Newday Reporters

Nigerian Economy Battles For Survival With Massive Job Losses As 16 Multinationals Leave Nigeria In Just 3 Years

 

Amid Nigeria’s ongoing economic crisis, exacerbated by the government’s policies on petrol subsidy removal and the unification of foreign exchange (FX) windows, several multinational companies have exited the country.

The latest to announce its departure is United Kingdom-based Diageo, which on June 11 declared it would sell its 58.02% stake in Guinness Nigeria to Tolaram.

This exit follows that of other major companies like Kimberly-Clark, Procter & Gamble (P&G), GlaxoSmithKline (GSK), Unilever, and Sanofi-Aventis Nigeria.

These exits are attributed to several factors, including high energy costs, currency depreciation, and insecurity.

Unilever Nigeria, for instance, announced its exit from the home care and skin cleansing markets in November 2023 to pursue a more sustainable business model.

Similarly, P&G, GSK, and other companies cited similar operational challenges, including high costs and difficulties in accessing foreign exchange, as reasons for their departure.

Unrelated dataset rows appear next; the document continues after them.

# aurianer/DLA-Future

Measured on AMD Instinct MI355X. Metric: fp64 Cholesky TFlop/s, higher is better.
Workload: dtype f64

## Files before the change

dla_future_amd/__init__.py:

```python
from .capi import (DLAFDescriptor, LibraryNotBuilt, lib, lib_path, type_char, version)
from .cholesky import (DeviceMatrix, GeneralDeviceMatrix, Grid, cholesky_factorization, finalize, generalized_to_standard,
                       initialize, make_descriptor, potrf_trace, pxhegst, pxpotrf, pxpotrs, pxtrsm, set_random_hermitian_positive_definite, tile_gemm, tile_herk, tile_potrf,
                       tile_trsm, triangular_solver, triangular_solver_device, potrs_device, release_workspace_pool, solver_profile,
                       update_launch_stats, multiplication_profile, pxtrmm, triangular_multiplication,
                       triangular_multiplication_device, hermitian_multiplication, hermitian_multiplication_device,
                       pxhemm)
from . import distribution
from .eigensolver import (band_to_tridiagonal, bt_band_to_tridiagonal, bt_reduction_to_band,
                          bt_reduction_to_band_device, eigensolver_min_band, eigensolver_profile, get_band_size, hermitian_eigensolver,
                          hermitian_generalized_eigensolver, red2band_panel_stats, red2band_profile, reduction_to_band,
                          reduction_to_band_device, tridiagonal_eigensolver)

__all__ = ["band_to_tridiagonal", "bt_band_to_tridiagonal", "eigensolver_profile", "hermitian_eigensolver",
           "hermitian_generalized_eigensolver", "tridiagonal_eigensolver", "bt_reduction_to_band", "bt_reduction_to_band_device", "get_band_size", "eigensolver_min_band", "red2band_profile",
           "reduction_to_band", "reduction_to_band_device", "DLAFDescriptor", "DeviceMatrix", "GeneralDeviceMatrix", "Grid", "LibraryNotBuilt", "cholesky_factorization", "distribution",
           "finalize", "generalized_to_standard", "initialize", "lib", "lib_path", "make_descriptor", "pxhegst", "pxpotrf", "pxpotrs", "pxtrsm",
           "set_random_hermitian_positive_definite", "solver_profile", "tile_gemm", "tile_herk", "tile_potrf", "tile_trsm",
           "triangular_solver", "triangular_solver_device", "potrs_device", "type_char", "version",
           "triangular_multiplication", "triangular_multiplication_device", "pxtrmm", "multiplication_profile",
           "hermitian_multiplication", "hermitian_multiplication_device", "pxhemm"]
```

dla_future_amd/capi.py:

```python
from __future__ import annotations

import ctypes as C
import os

import numpy as np

_HERE = os.path.dirname(os.path.abspath(__file__))


class LibraryNotBuilt(RuntimeError):
    pass


def lib_path() -> str:
    return os.environ.get("DLAF_MI355X_LIB") or os.path.join(_HERE, "lib", "libdlaf_mi355x.so")


class DLAFDescriptor(C.Structure):
    _fields_ = [("m", C.c_int), ("n", C.c_int), ("mb", C.c_int), ("nb", C.c_int), ("isrc", C.c_int),
                ("jsrc", C.c_int), ("i", C.c_int), ("j", C.c_int), ("ld", C.c_int)]


BCAST_FN = C.CFUNCTYPE(C.c_int, C.c_void_p, C.c_int, C.c_int, C.c_void_p, C.c_size_t)
BARRIER_FN = C.CFUNCTYPE(C.c_int, C.c_void_p)
# ... 142 lines not shown
    "dlaf_pchegvd_factorized": (None, [_ch, _i, _vp, _i, _i, _IP, _vp, _i, _i, _IP, _vp, _vp, _i, _i, _IP, _IP]),
    "dlaf_pzhegvd": (None, [_ch, _i, _vp, _i, _i, _IP, _vp, _i, _i, _IP, _vp, _vp, _i, _i, _IP, _IP]),
    "dlaf_pzhegvd_factorized": (None, [_ch, _i, _vp, _i, _i, _IP, _vp, _i, _i, _IP, _vp, _vp, _i, _i, _IP, _IP]),
    "dlaf_mi355x_tridiagonal_eigensolver_s": (_i, [_i, _i, _vp, _vp, _vp, _vp, _i]),
    "dlaf_mi355x_tridiagonal_eigensolver_d": (_i, [_i, _i, _vp, _vp, _vp, _vp, _i]),
    "dlaf_mi355x_eigensolver_profile": (_i, [C.POINTER(C.c_double)]),
    "dlaf_mi355x_get_band_size": (_i, [_i]),
    "dlaf_mi355x_red2band_panel_stats": (_i, [C.POINTER(C.c_long), C.POINTER(C.c_long)]),
    "dlaf_mi355x_workspace_pool_release": (C.c_long, []),
    "dlaf_mi355x_get_eigensolver_min_band": (_i, []),
    "dlaf_mi355x_set_eigensolver_min_band": (None, [_i]),
    "dlaf_mi355x_red2band_profile": (_i, [C.POINTER(C.c_double), C.POINTER(C.c_double)]),
    "dlaf_mi355x_set_random_hpd": (_i, [_i, _ch, _vp, DLAFDescriptor, _i]),
    "dlaf_mi355x_tile_potrf": (_i, [_ch, _ch, _i, _vp, _i]),
    "dlaf_mi355x_tile_trsm": (_i, [_ch, _ch, _i, _i, _vp, _i, _vp, _i]),
    "dlaf_mi355x_tile_herk": (_i, [_ch, _ch, _i, _i, _vp, _i, _vp, _i]),
    "dlaf_mi355x_tile_gemm": (_i, [_ch, _ch, _i, _i, _i, _vp, _i, _vp, _i, _vp, _i]),
    "dlaf_mi355x_dist_owner": (_i, [_l, _i, _i]),
    "dlaf_mi355x_dist_local_tile": (_l, [_l, _i, _i, _i]),
    "dlaf_mi355x_dist_next_local_tile": (_l, [_l, _i, _i, _i]),
    "dlaf_mi355x_dist_global_tile": (_l, [_l, _i, _i, _i]),
    "dlaf_mi355x_dist_local_size": (_l, [_l, _i, _i, _i, _i]),
    "dlaf_mi355x_dist_local_tiles": (_l, [_l, _i, _i, _i, _i]),
}

_lib = None


def lib() -> C.CDLL:
    global _lib
# ... 23 lines not shown
```

dla_future_amd/cholesky.py:

```python
from __future__ import annotations

import ctypes as C

import numpy as np

from .capi import BARRIER_FN, BCAST_FN, DLAFDescriptor, lib, type_char


def initialize(print_config: bool = False) -> None:
    args = [b"dlaf"] + ([b"--dlaf:print-config"] if print_config else [])
    argv = (C.c_char_p * len(args))(*args)
    lib().dlaf_initialize(0, None, len(args), argv)


def finalize() -> None:
    lib().dlaf_finalize()


def make_descriptor(n: int, nb: int, ld: int, isrc: int = 0, jsrc: int = 0) -> DLAFDescriptor:
    return DLAFDescriptor(n, n, nb, nb, isrc, jsrc, 0, 0, max(1, ld))


def _ld_of(a: np.ndarray) -> int:
    if a.ndim != 2:
# ... 423 lines not shown
    r = lib().dlaf_mi355x_potrs_device(uplo.encode(), factor._h, b._h)
    if r != 0:
        raise ValueError(f"dlaf_mi355x_potrs_device failed with {r}")


def tile_potrf(uplo: str, a: np.ndarray) -> int:
    return lib().dlaf_mi355x_tile_potrf(type_char(a.dtype).encode(), uplo.encode(), a.shape[0], _ptr(a), _ld_of(a))


def tile_trsm(uplo: str, a: np.ndarray, b: np.ndarray) -> None:
    m, n = b.shape
    lib().dlaf_mi355x_tile_trsm(type_char(b.dtype).encode(), uplo.encode(), m, n, _ptr(a), _ld_of(a), _ptr(b),
                                _ld_of(b))


def tile_herk(uplo: str, a: np.ndarray, c: np.ndarray) -> None:
    n = c.shape[0]
    k = a.shape[1] if uplo in "Ll" else a.shape[0]
    lib().dlaf_mi355x_tile_herk(type_char(c.dtype).encode(), uplo.encode(), n, k, _ptr(a), _ld_of(a), _ptr(c),
                                _ld_of(c))


def tile_gemm(uplo: str, a: np.ndarray, b: np.ndarray, c: np.ndarray) -> None:
    m, n = c.shape
    k = a.shape[1] if uplo in "Ll" else a.shape[0]
    lib().dlaf_mi355x_tile_gemm(type_char(c.dtype).encode(), uplo.encode(), m, n, k, _ptr(a), _ld_of(a), _ptr(b),
                                _ld_of(b), _ptr(c), _ld_of(c))
```

dla_future_amd/csrc/device/device_api.hpp:

```cpp
#pragma once
#include <hip/hip_runtime.h>

#include "common.hpp"

namespace dlaf_mi355x {

inline hipError_t zero_device_now(void* p, size_t bytes) {
  hipError_t e = hipMemsetAsync(p, 0, bytes, nullptr);
  if (e == hipSuccess)
    e = hipStreamSynchronize(nullptr);
  return e;
}


constexpr int kDiagBlock = 64;
constexpr int kInfoSchedulingFailure = -1000000;

template <class T>
struct UpdateArgs {
  T* c;
  long c_tsr, c_tsc;
  int ldc;
  const T* a;
  long a_ts;
// ... 25 lines not shown
template <class T>
struct TrsmArgs {
  T* b;
  long b_ts;
  int ldb;
  int il0, il1;
  int pr, ri;
  int nb, nt, last_rows;
  const T* l;
  int ldl;
  const T* winv;
  int n;
  const int* info;
  int upper = 0;
  int prio = 0;
};
template <class T>
void launch_trsm(const TrsmArgs<T>& args, hipStream_t stream);

template <class T>
struct TrmmArgs {
  T* b;
  long b_ts;
  int ldb;
  int il0, il1;
  int pr, ri;
  int nb, nt, last_rows;
  const T* l;
  int ldl;
  int n;
  int upper = 0;
// ... 89 lines not shown
```

dla_future_amd/csrc/device/kernels_trsm.hip:

```cpp
#include <cstdlib>
#include <cstring>
#include <type_traits>

#include "device_api.hpp"
#include "mma_core.hpp"

namespace dlaf_mi355x {

template <class T>
struct TrsmCfg {
  using type = BlockCfg<T, 128, kDiagBlock, 32, kDiagBlock, 16>;
  static constexpr int min_waves = 2;
};
template <>
struct TrsmCfg<cdouble> {
  using type = BlockCfg<cdouble, 128, kDiagBlock, 32, kDiagBlock, 8>;
  static constexpr int min_waves = 1;
};

template <class T>
constexpr int trsm_lds_bytes() {
  using Cfg = typename TrsmCfg<T>::type;
  constexpr int w = (TypeInfo<T>::is_complex ? 2 : 1) * kDiagBlock * (kDiagBlock + kLdsPad) * (int) sizeof(real_t<T>);
  return Cfg::LDS_BYTES > w ? Cfg::LDS_BYTES : w;
// ... 358 lines not shown
              __builtin_amdgcn_sched_group_barrier(0x100, 4, 0);
              __builtin_amdgcn_sched_group_barrier(0x008, 8, 0);
            }
            else {
              __builtin_amdgcn_sched_group_barrier(0x100, 2, 0);
              __builtin_amdgcn_sched_group_barrier(0x008, 4, 0);
            }
          }
        }
        ring_step_end(i);
      }
    }
  }
}

}
#include "trsm_rows_z.hpp"
namespace dlaf_mi355x {

template <class T>
static bool aligned16(const void* ptr, long stride_elems) {
  return (reinterpret_cast<uintptr_t>(ptr) % 16 == 0) && ((stride_elems * (long) sizeof(T)) % 16 == 0);
}

static bool trsm_rows_enabled() {
  static const bool on = [] {
    const char* e = std::getenv("DLAF_MI355X_TRSM");
    return !(e && std::strcmp(e, "strips") == 0);
  }();
  return on;
}

template <class T>
void launch_trsm(const TrsmArgs<T>& a, hipStream_t stream) {
  using Cfg = typename TrsmCfg<T>::type;
  if (a.il1 <= a.il0 || a.n <= 0 || a.nb <= 0)
    return;
  const bool vec = aligned16<T>(a.b, a.ldb) && aligned16<T>(a.b, a.b_ts) && aligned16<T>(a.l, a.ldl);
  if constexpr (std::is_same<T, double>::value) {
    constexpr int NW = 256;
    if (vec && !a.upper && trsm_rows_enabled() && a.nb % 64 == 0 && a.last_rows % 64 == 0 && a.n % NW == 0 &&
        aligned16<T>(a.winv, 0)) {
      const int spt = a.nb / 64;
      const long grid = (long) (a.il1 - a.il0) * spt;
      hipLaunchKernelGGL((trsm_rows_kernel<NW, 2>), dim3((unsigned) grid), dim3(kThreads), (TrsmRowsCfg<NW, 2>::LDS_BYTES),
                         stream, a, spt);
      return;
    }
    constexpr int NW2 = 128;
    if (vec && !a.upper && trsm_rows_enabled() && a.nb % 64 == 0 && a.last_rows % 64 == 0 && a.n % NW2 == 0 &&
        aligned16<T>(a.winv, 0)) {
      const int spt = a.nb / 64;
      const long grid = (long) (a.il1 - a.il0) * spt;
      hipLaunchKernelGGL((trsm_rows_kernel<NW2, 2>), dim3((unsigned) grid), dim3(kThreads), (TrsmRowsCfg<NW2, 2>::LDS_BYTES),
// ... 60 lines not shown
```

dla_future_amd/csrc/host/c_api.cpp:

```cpp
#define DLAF_MI355X_NO_MPI 1
#include <dlfcn.h>

#include <climits>
#include <complex>
#include <cstdio>
#include <cstdlib>
#include <cstring>
#include <memory>
#include <string>
#include <unordered_map>

#include <dlaf_c/eigensolver/eigensolver.h>
#include <dlaf_c/eigensolver/gen_eigensolver.h>
#include <dlaf_c/factorization/cholesky.h>
#include <dlaf_c/grid.h>
#include <dlaf_c/init.h>
#include <dlaf_mi355x/dlaf_mi355x.h>

#include "eigensolver.hpp"
#include "red2band.hpp"
#include "runtime.hpp"
#include "tile_matrix.hpp"

using namespace dlaf_mi355x;

namespace dlaf_mi355x {
template <class T>
void set_random_hpd_local(T* a, long ld, long n, int nb, const Axis& rows, const Axis& cols, int nthreads);
}

namespace {
std::unordered_map<int, std::unique_ptr<Grid>> g_grids;

int register_grid(std::unique_ptr<Grid> g) {
  int ctx = INT_MAX - (int) g_grids.size();
// ... 1086 lines not shown
}

int dlaf_mi355x_tile_potrf(char type, char uplo, int n, void* a, int lda) noexcept {
  return dispatch_type(type, [&](auto* tag) {
    using DT = std::remove_pointer_t<decltype(tag)>;
    return tile_potrf<DT>(uplo, n, static_cast<DT*>(a), lda);
  });
}
int dlaf_mi355x_tile_trsm(char type, char uplo, int m, int n, const void* a, int lda, void* b, int ldb) noexcept {
  return dispatch_type(type, [&](auto* tag) {
    using DT = std::remove_pointer_t<decltype(tag)>;
    tile_trsm<DT>(uplo, m, n, static_cast<const DT*>(a), lda, static_cast<DT*>(b), ldb);
    return 0;
  });
}
int dlaf_mi355x_tile_herk(char type, char uplo, int n, int k, const void* a, int lda, void* c, int ldc) noexcept {
  return dispatch_type(type, [&](auto* tag) {
    using DT = std::remove_pointer_t<decltype(tag)>;
    tile_herk<DT>(uplo, n, k, static_cast<const DT*>(a), lda, static_cast<DT*>(c), ldc);
    return 0;
  });
}
int dlaf_mi355x_tile_gemm(char type, char uplo, int m, int n, int k, const void* a, int lda, const void* b, int ldb,
                          void* c, int ldc) noexcept {
  return dispatch_type(type, [&](auto* tag) {
    using DT = std::remove_pointer_t<decltype(tag)>;
    tile_gemm<DT>(uplo, m, n, k, static_cast<const DT*>(a), lda, static_cast<const DT*>(b), ldb, static_cast<DT*>(c), ldc);
    return 0;
  });
}
// ... 39 lines not shown
```

dla_future_amd/csrc/host/cholesky.cpp:

```cpp
#include "runtime.hpp"

#include <algorithm>
#include <cstdlib>
#include <cstring>
#include <vector>

namespace dlaf_mi355x {

static bool potrf_use_chain() {
  static const bool chain = [] {
    const char* e = std::getenv("DLAF_MI355X_POTRF");
    return e && std::strcmp(e, "chain") == 0;
  }();
  return chain;
}

template <class T>
void potrf_tile(T* t, int ld, int kb, T* winv, int* info, int info_base, unsigned* sync, hipStream_t s) {
  constexpr int JB = kDiagBlock;
  if (!potrf_use_chain()) {
    launch_potrf_coop(t, ld, kb, winv, info, info_base, sync, s,  true,  true);
    return;
  }
  for (int j0 = 0; j0 < kb; j0 += JB) {
// ... 98 lines not shown
    if (dist)
      return Schedule::Early;
    if (nb % 16 == 0)
      return Schedule::Pairs;
    return !complex_type && nb <= 768 ? Schedule::Sidecar : Schedule::Classic;
  }
  if (std::strcmp(e, "early") == 0)
    return Schedule::Early;
  if (!dist && std::strcmp(e, "pairs") == 0)
    return Schedule::Pairs;
  if (!dist && std::strcmp(e, "sidecar") == 0)
    return Schedule::Sidecar;
  return Schedule::Classic;
}

constexpr long kSidecarSlots = 32;

template <class T>
struct PairRates {
  static constexpr bool dbl = sizeof(real_t<T>) == 8;
  static constexpr double r_bulk = dbl ? 66e12 : 118e12;
  static constexpr double r_trsm_slot = (dbl ? 5e12 : 8e12) / 32.0;
  static constexpr double t_potrf_blk2 = 11.3e-6 * (TypeInfo<T>::is_complex ? 2.0 : 1.0);
};

template <class T>
struct Step {
  const T* a_base = nullptr;
  const T* b_base = nullptr;
  long b_ts = 0, il_n = 0, jl_n = 0;
  int b_period = 1;
  long b_ts2 = 0;
  const T* a2_base = nullptr;
  const T* b2_base = nullptr;
  int k1 = 0;
  int kb = 0;
  long rest0 = 0, split = 0;
  bool valid = false;
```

The Federal Government has acknowledged these challenges. In an interview on Channels Television’s Sunday Politics program, Minister of Finance Wale Edun highlighted the lack of a liquid foreign exchange market as a significant reason for the exit of multinational companies.

Edun noted that these companies faced major impediments in their operations due to difficulties in accessing foreign exchange.

Director-General of the Nigeria Employers’ Consultative Association (NECA), Adewale Oyerinde, revealed that at least 15 multinationals have either divested or partially closed operations in Nigeria over the past three years.

These companies, with a combined value-chain staff strength of over 20,000 employees, have faced dire consequences, including job losses and reduced government revenue.

Oyerinde emphasized that the ripple effects of these exits impact numerous enterprises within the value chain, compromising their sustainability and endangering their employees’ livelihoods.

Other sectoral leaders and analysts have voiced concerns that the continued exit of multinational firms will hinder Nigeria’s goal of achieving a $1 trillion GDP by 2026, as envisioned by President Bola Tinubu.

Analysts argue that the departure of these companies negatively impacts economic growth and stability.

Data from the National Bureau of Statistics (NBS) indicated that the GDP performance in the first quarter of 2024 was primarily driven by the services sector, which grew by 4.32% and contributed 58.04% to the aggregate GDP.

In contrast, the manufacturing sector recorded a nominal GDP growth of 8.21% (year-on-year), 9.64 percentage points lower than the corresponding period in 2023. Real GDP growth in the manufacturing sector was 1.49% (year-on-year), also lower than the same quarter in 2023.

Reacting to these developments, the President of the Manufacturers Association of Nigeria (MAN), Otunba Francis Meshioye, while speaking to Vanguard, urged the government to address issues such as insecurity, electricity supply, fiscal sustainability, and policy consistency.

Meshioye highlighted the need for supportive measures to incentivize the manufacturing sector and boost non-oil export earnings.

The Director-General of the Lagos Chamber of Commerce and Industry (LCCI), Dr. Chinyere Almona, also expressed concern over the increasing number of multinational companies exiting Nigeria.

Almona cited foreign exchange scarcity, poor power supply, port congestion, multiple taxation, and insecurity as major challenges facing businesses in the country.

The LCCI recommended measures to stabilize and ensure the availability of foreign exchange, as well as creating a more flexible and transparent foreign exchange policy.

National President of the Association of Small Business Owners of Nigeria (ASBON), Femi Egbesola, emphasized that multinationals significantly contribute to Nigeria’s GDP and earnings.

Egbesola noted that the departure of these companies, without a corresponding increase in indigenous businesses, undermines the country’s economic growth prospects.

Since taking office, President Tinubu and Finance Minister Wale Edun have emphasized efforts to revamp the economy, encourage Foreign Direct Investment (FDI), and enhance the competitiveness of local industries.

Edun mentioned recent executive orders aimed at improving the investment climate and tax reform proposals to simplify business operations for local and foreign manufacturers as part of an Economic Stabilisation Package.

However, whether these measures will successfully stem the flow of multinational companies exiting the country remains to be seen.